5) Omega-3 fatty acids
There is some evidence that omega-3 supplementation (containing the fatty acids EPA & DHA) can help reduce depressive symptoms, particularly in those with bipolar disorder. Omega-3 fatty acids can be found most abundantly in fish such as salmon. Plant sources include canola oil, flax, and walnuts (however, the plant sources only have one of the 3 types of omega-3 fatty acids). Here's a link to recent Cochrane Review abstract:
Here are some links to other reviews:

However the evidence appears to be fairly weak at this point, there may be some publication bias (i.e. studies showing no effect may not have been published) so more research really needs to be done. In the meantime, though, omega-3 supplementation (usually in the form of fish oil capsules) appears to be harmless, and potentially beneficial. The dose corresponding to what many of the studies used is about 3-6 grams of salmon oil daily (usually 3-6 capsules, each of which containing 1 gram).

Omega-3 supplementation may be beneficial in other ways--it may help protect against macular degeneration (vision deterioration during old age).

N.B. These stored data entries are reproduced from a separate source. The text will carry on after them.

static __global__ void fill_work_kernel(const uint32_t* __restrict__ hist, const uint32_t* __restrict__ chunk_off, uint32_t n_buckets,
                                 uint32_t CHUNK, uint32_t levels, uint32_t* work_bucket) {
    const uint32_t b = blockIdx.x * blockDim.x + threadIdx.x;
    if (b >= n_buckets) return;
    const uint32_t nch = scan_f(hist[b], CHUNK, levels);
    for (uint32_t i = 0; i < nch; ++i) work_bucket[chunk_off[b] + i] = b;
}

static const int ORDER_BLOCK = 256;
__device__ __forceinline__ uint32_t chunk_size_of(uint32_t w, const uint32_t* hist, const uint32_t* chunk_off, const uint32_t* work_bucket, uint32_t CHUNK) {
    const uint32_t b = work_bucket[w];
    return min(CHUNK, hist[b] - (w - chunk_off[b]) * CHUNK);
}
static __global__ void __launch_bounds__(ORDER_BLOCK)
chunk_key_hist_kernel(const uint32_t* __restrict__ hist, const uint32_t* __restrict__ chunk_off, const uint32_t* __restrict__ work_bucket,
                      uint32_t n_buckets, uint32_t CHUNK, uint32_t* mat) {
    extern __shared__ uint32_t s_hist[];
    const uint32_t total = chunk_off[n_buckets];
    for (uint32_t i = threadIdx.x; i < CHUNK; i += ORDER_BLOCK) s_hist[i] = 0;
    __syncthreads();
    const uint32_t w = blockIdx.x * ORDER_BLOCK + threadIdx.x;
    if (w < total) atomicAdd(&s_hist[CHUNK - chunk_size_of(w, hist, chunk_off, work_bucket, CHUNK)], 1u);
    __syncthreads();
    for (uint32_t i = threadIdx.x; i < CHUNK; i += ORDER_BLOCK) mat[(size_t)i * gridDim.x + blockIdx.x] = s_hist[i];
}
static __global__ void __launch_bounds__(ORDER_BLOCK)
chunk_order_kernel(const uint32_t* __restrict__ hist, const uint32_t* __restrict__ chunk_off, const uint32_t* __restrict__ work_bucket,
                   uint32_t n_buckets, uint32_t CHUNK, const uint32_t* __restrict__ mat_off, uint32_t* order) {
    __shared__ uint32_t s_key[ORDER_BLOCK];
    const uint32_t total = chunk_off[n_buckets];
    const uint32_t w = blockIdx.x * ORDER_BLOCK + threadIdx.x;
    const uint32_t key = w < total ? CHUNK - chunk_size_of(w, hist, chunk_off, work_bucket, CHUNK) : 0xffffffffu;
    s_key[threadIdx.x] = key;
    __syncthreads();
    if (w >= total) return;
    uint32_t local = 0;
    for (uint32_t j = 0; j < threadIdx.x; ++j) local += s_key[j] == key;
    order[mat_off[(size_t)key * gridDim.x + blockIdx.x] + local] = w;
}

template <class F, int MINB>
__global__ void __launch_bounds__(128, MINB)
chunk_sum_kernel(const uint8_t* __restrict__ points, const uint32_t* __restrict__ entries, const uint32_t* __restrict__ offsets,
                 const uint32_t* __restrict__ hist, const uint32_t* __restrict__ chunk_off, const uint32_t* __restrict__ work_bucket,
                 const uint32_t* __restrict__ order, uint32_t n_buckets, uint32_t CHUNK, uint8_t* partial) {
    const uint32_t total = chunk_off[n_buckets];
    for (uint32_t t = blockIdx.x * blockDim.x + threadIdx.x; t < total; t += gridDim.x * blockDim.x) {
        const uint32_t w = order[t];
        const uint32_t b = work_bucket[w];
        const uint32_t ci = w - chunk_off[b];
        const uint32_t beg = offsets[b] + ci * CHUNK;
        const uint32_t end = min(offsets[b] + hist[b], beg + CHUNK);
        XYZZ<F> acc = XYZZ<F>::inf();
        for (uint32_t k = beg; k < end; ++k) {
            const uint32_t e = entries[k];
            acc.madd(Affine<F>::load(points + sizeof(Affine<F>) * (size_t)(e & 0x7fffffffu)), (e >> 31) != 0);
        }
        acc.store(partial + sizeof(XYZZ<F>) * (size_t)w);
    }
}
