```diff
diff --git a/remotesensingproject_amd/csrc/rslf_core.hip b/remotesensingproject_amd/csrc/rslf_core.hip
--- a/remotesensingproject_amd/csrc/rslf_core.hip
+++ b/remotesensingproject_amd/csrc/rslf_core.hip
@@ -236,6 +236,10 @@
         ctx->px_mode = value;
     else if (strcmp(key, "stream_share") == 0 && value >= 0 && value <= 2)
         ctx->stream_share = value;
+    else if (strcmp(key, "px_chunk") == 0 && value >= 0 && value <= (int)plan::kPxChunkMax)
+        ctx->px_chunk = value;
+    else if (strcmp(key, "px_grid") == 0 && (value == 0 || value == 8 || value == 16 || value == 24))
+        ctx->px_grid = value;
     else if (strcmp(key, "row_split") == 0 && value >= 0 && value <= 65536)
         ctx->row_split = value;
     else if (strcmp(key, "tap_table") == 0 && (value == 0 || value == 1))
diff --git a/remotesensingproject_amd/csrc/rslf_internal.hpp b/remotesensingproject_amd/csrc/rslf_internal.hpp
--- a/remotesensingproject_amd/csrc/rslf_internal.hpp
+++ b/remotesensingproject_amd/csrc/rslf_internal.hpp
@@ -244,6 +244,8 @@
     int stream_groups = 0;
     int stream_share = 1;
     size_t stream_lds_bytes = rslf::plan::kStreamLdsBytes;
+    int px_chunk = 0;
+    int px_grid = 0;
     int row_split = 1;
     int tap_table = 1;
     int scalar_taps = 1;
diff --git a/remotesensingproject_amd/csrc/rslf_pile.hip b/remotesensingproject_amd/csrc/rslf_pile.hip
--- a/remotesensingproject_amd/csrc/rslf_pile.hip
+++ b/remotesensingproject_amd/csrc/rslf_pile.hip
@@ -334,6 +334,7 @@
     a.packed = p.packed ? 1 : 0;
     a.packed_adapt = p.packed_adapt ? 1 : 0;
     a.px_waves = p.px_waves;
+    a.px_chunk = ctx->px_chunk;
     a.tap_table = p.tap_table;
     a.stream_park = p.stream_park;
     a.stream_wave_floats = p.stream_wave_floats;
@@ -414,7 +415,7 @@
     long long tiles = 0;
     if (row_min && !plan::scan_launches(vol->V, vol->U, spr, &row_launches, &tiles))
         return fail(RSLF_ERR_UNSUPPORTED, "%lld tiles x %d groups exceeds the grid limit", tiles, spr.groups);
-    if (!plan::scan_launches(vol->V, vol->U, sp, &launches, &tiles))
+    if (!plan::scan_launches(vol->V, vol->U, sp, &launches, &tiles, ctx->px_grid > 0 ? (unsigned)ctx->px_grid : 2048u))
         return fail(RSLF_ERR_UNSUPPORTED, "%lld tiles x %d groups exceeds the grid limit", tiles, sp.groups);
     rc = ensure_group_scratch(ctx, std::max(sp.records, spr.records), std::max(sp.tickets, spr.tickets));
     if (rc)
diff --git a/remotesensingproject_amd/csrc/rslf_plan.hpp b/remotesensingproject_amd/csrc/rslf_plan.hpp
--- a/remotesensingproject_amd/csrc/rslf_plan.hpp
+++ b/remotesensingproject_amd/csrc/rslf_plan.hpp
@@ -10,6 +10,7 @@
 #include <vector>
 
 #include "../../include/rslf_hip.h"
+#include "rslf_plan_px_order.hpp"
 
 namespace rslf {
 
@@ -781,7 +782,7 @@
     unsigned grid;
 };
 
-inline bool scan_launches(int V, int U, const ScanPlan& p, std::vector<ScanLaunch>* out, long long* bad_tiles)
+inline bool scan_launches(int V, int U, const ScanPlan& p, std::vector<ScanLaunch>* out, long long* bad_tiles, unsigned px_cap = 2048)
 {
     out->clear();
     const size_t n = (size_t)V * U;
@@ -796,8 +797,7 @@
         l.v0 = v0;
         l.logical_blocks = (int)(tiles * p.groups);
         l.per_xcd = p.packed ? (l.logical_blocks + 7) / 8 : ((rows + 7) / 8) * p.tiles_per_row * p.groups;
-        const long long px_items = ((long long)n * p.px_waves + kScanWavesPerTile - 1) / kScanWavesPerTile;
-        l.grid = p.px_waves ? (unsigned)std::min<long long>(px_items, 2048)
+        l.grid = p.px_waves ? px_grid(((long long)n * p.px_waves + kScanWavesPerTile - 1) / kScanWavesPerTile, px_cap)
                  : p.packed ? (unsigned)std::min<long long>(tiles * p.groups, 1024)
                             : (unsigned)(l.per_xcd * 8);
         out->push_back(l);
diff --git a/remotesensingproject_amd/csrc/rslf_plan_px_order.hpp b/remotesensingproject_amd/csrc/rslf_plan_px_order.hpp
--- /dev/null
+++ b/remotesensingproject_amd/csrc/rslf_plan_px_order.hpp
@@ -0,0 +1,77 @@
+#pragma once
+
+#include <stdint.h>
+
+#if defined(__HIPCC__)
+#define RSLF_PX_ORDER_FN __host__ __device__ __forceinline__
+#else
+#define RSLF_PX_ORDER_FN inline
+#endif
+
+namespace rslf {
+namespace plan {
+
+constexpr unsigned kPxXcds = 8;
+constexpr unsigned kPxChunkMax = 1u << 20;
+
+#ifndef RSLF_PX_MIN_CHUNKS
+#define RSLF_PX_MIN_CHUNKS 128
+#endif
+#ifndef RSLF_PX_CHUNK_ROUNDS
+#define RSLF_PX_CHUNK_ROUNDS 4
+#endif
+constexpr unsigned kPxMinChunks = RSLF_PX_MIN_CHUNKS;
+constexpr unsigned kPxChunkRounds = RSLF_PX_CHUNK_ROUNDS;
+
+RSLF_PX_ORDER_FN unsigned px_chunk_auto(unsigned items, unsigned G)
+{
+    const unsigned J = G / kPxXcds;
+    unsigned K = items / (kPxXcds * kPxMinChunks);
+    const unsigned cap = kPxChunkRounds * J;
+    K = K > cap ? cap : K;
+    return K < 1 ? 1 : K;
+}
+
+RSLF_PX_ORDER_FN unsigned px_chunk(int hook, unsigned items, unsigned G)
+{
+    return hook > 0 ? ((unsigned)hook > kPxChunkMax ? kPxChunkMax : (unsigned)hook) : px_chunk_auto(items, G);
+}
+
+RSLF_PX_ORDER_FN unsigned px_chunk_or_plain(int hook)
+{
+    return hook > 1 ? ((unsigned)hook > kPxChunkMax ? kPxChunkMax : (unsigned)hook) : 1u;
+}
+
+struct PxOrder {
+    unsigned at;
+    unsigned r;
+    unsigned K, dr, step;
+
+    RSLF_PX_ORDER_FN void start(unsigned b, unsigned G, unsigned chunk)
+    {
+        const unsigned x = b % kPxXcds, j = b / kPxXcds, J = G / kPxXcds;
+        K = chunk;
+        const unsigned m = j / K, dm = J / K;
+        r = j - m * K;
+        dr = J - dm * K;
+        at = (kPxXcds * m + x) * K + r;
+        step = kPxXcds * dm * K + dr;
+    }
+    RSLF_PX_ORDER_FN unsigned item() const { return at; }
+    RSLF_PX_ORDER_FN void next()
+    {
+        at += step, r += dr;
+        if (r >= K)
+            r -= K, at += (kPxXcds - 1) * K;
+    }
+};
+
+inline unsigned px_grid(long long want, unsigned cap)
+{
+    const long long g = (want < 1 ? 1 : want) + (kPxXcds - 1);
+    const long long g8 = g - g % kPxXcds;
+    return (unsigned)(g8 < (long long)cap ? g8 : (long long)cap);
+}
+
+}
+}
diff --git a/remotesensingproject_amd/csrc/rslf_subgrid.hip b/remotesensingproject_amd/csrc/rslf_subgrid.hip
--- a/remotesensingproject_amd/csrc/rslf_subgrid.hip
+++ b/remotesensingproject_amd/csrc/rslf_subgrid.hip
@@ -34,7 +34,8 @@
             return fail(RSLF_ERR_INTERNAL, "a plane of %d x %d pixels has no packed list", vol->V, vol->U);
         a.list = ctx->scratch.list.as<int>();
         a.packed_n = ctx->scratch.packed_len();
-        grid = dim3(plan::subgrid_list_blocks(vol->V, vol->U, ctx->num_cus));
+        a.px_chunk = ctx->px_chunk;
+        grid = dim3(plan::px_grid(plan::subgrid_list_blocks(vol->V, vol->U, ctx->num_cus), ctx->px_grid > 0 ? (unsigned)ctx->px_grid : 1u << 24));
     }
     hipStream_t st = ctx->stream;
     const bool nearest = a.k.interp != RSLF_INTERP_LINEAR;
diff --git a/remotesensingproject_amd/csrc/rslf_sweep_peaks.hip b/remotesensingproject_amd/csrc/rslf_sweep_peaks.hip
--- a/remotesensingproject_amd/csrc/rslf_sweep_peaks.hip
+++ b/remotesensingproject_amd/csrc/rslf_sweep_peaks.hip
@@ -51,7 +51,9 @@
     ScanArgs a = scan;
     a.list = ctx->scratch.list.as<int>();
     a.packed_n = ctx->scratch.packed_len();
-    const dim3 grid(plan::peaks_list_blocks(a.vol.V, a.vol.U, ctx->num_cus)), block(64 * plan::kPeaksListWaves);
+    a.px_chunk = ctx->px_chunk;
+    const dim3 grid(plan::px_grid(plan::peaks_list_blocks(a.vol.V, a.vol.U, ctx->num_cus), ctx->px_grid > 0 ? (unsigned)ctx->px_grid : 1u << 24));
+    const dim3 block(64 * plan::kPeaksListWaves);
     hipStream_t st = ctx->stream;
     bool launched = false;
 #define RSLF_K10_CASE(CC, MODE)                                                             \
diff --git a/remotesensingproject_amd/depth.py b/remotesensingproject_amd/depth.py
--- a/remotesensingproject_amd/depth.py
+++ b/remotesensingproject_amd/depth.py
@@ -173,7 +173,7 @@
         check(_lib.lib().rslf_ctx_synchronize(self._h), "rslf_ctx_synchronize")
 
     _DEBUG_DEFAULTS = dict(force_scan=0, force_groups=0, force_packed=-1, px=-1, stream_share=1, stream_groups=0, stream_lds_kib=80,
-                           claim_skip=1, time_all=0, row_split=1, staging_kib=0, tap_table=1, scalar_taps=1,
+                           claim_skip=1, time_all=0, row_split=1, px_chunk=0, px_grid=0, staging_kib=0, tap_table=1, scalar_taps=1,
                            subgrid_list=1, peaks_list=1, consistency_order=0)
     _FORCE_SCAN = {None: 0, "auto": 0, "generic": 1, "stream": 2}
 
```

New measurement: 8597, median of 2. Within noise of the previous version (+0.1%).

Also there is some data showing that higher omega-3 intakes, or fish consumption, may slow the rate of cognitive decline in old age. Here's the best such study I could find showing this:


I suspect that some of the benefits from increasing omega-3 intake could be augmented by consuming a diet in which other unhealthy lipids are minimized--this would involve reducing omega-6 intake, eliminating trans fatty acids, and moderating the intake of saturated fats. I invite the interested reader to research this subject further.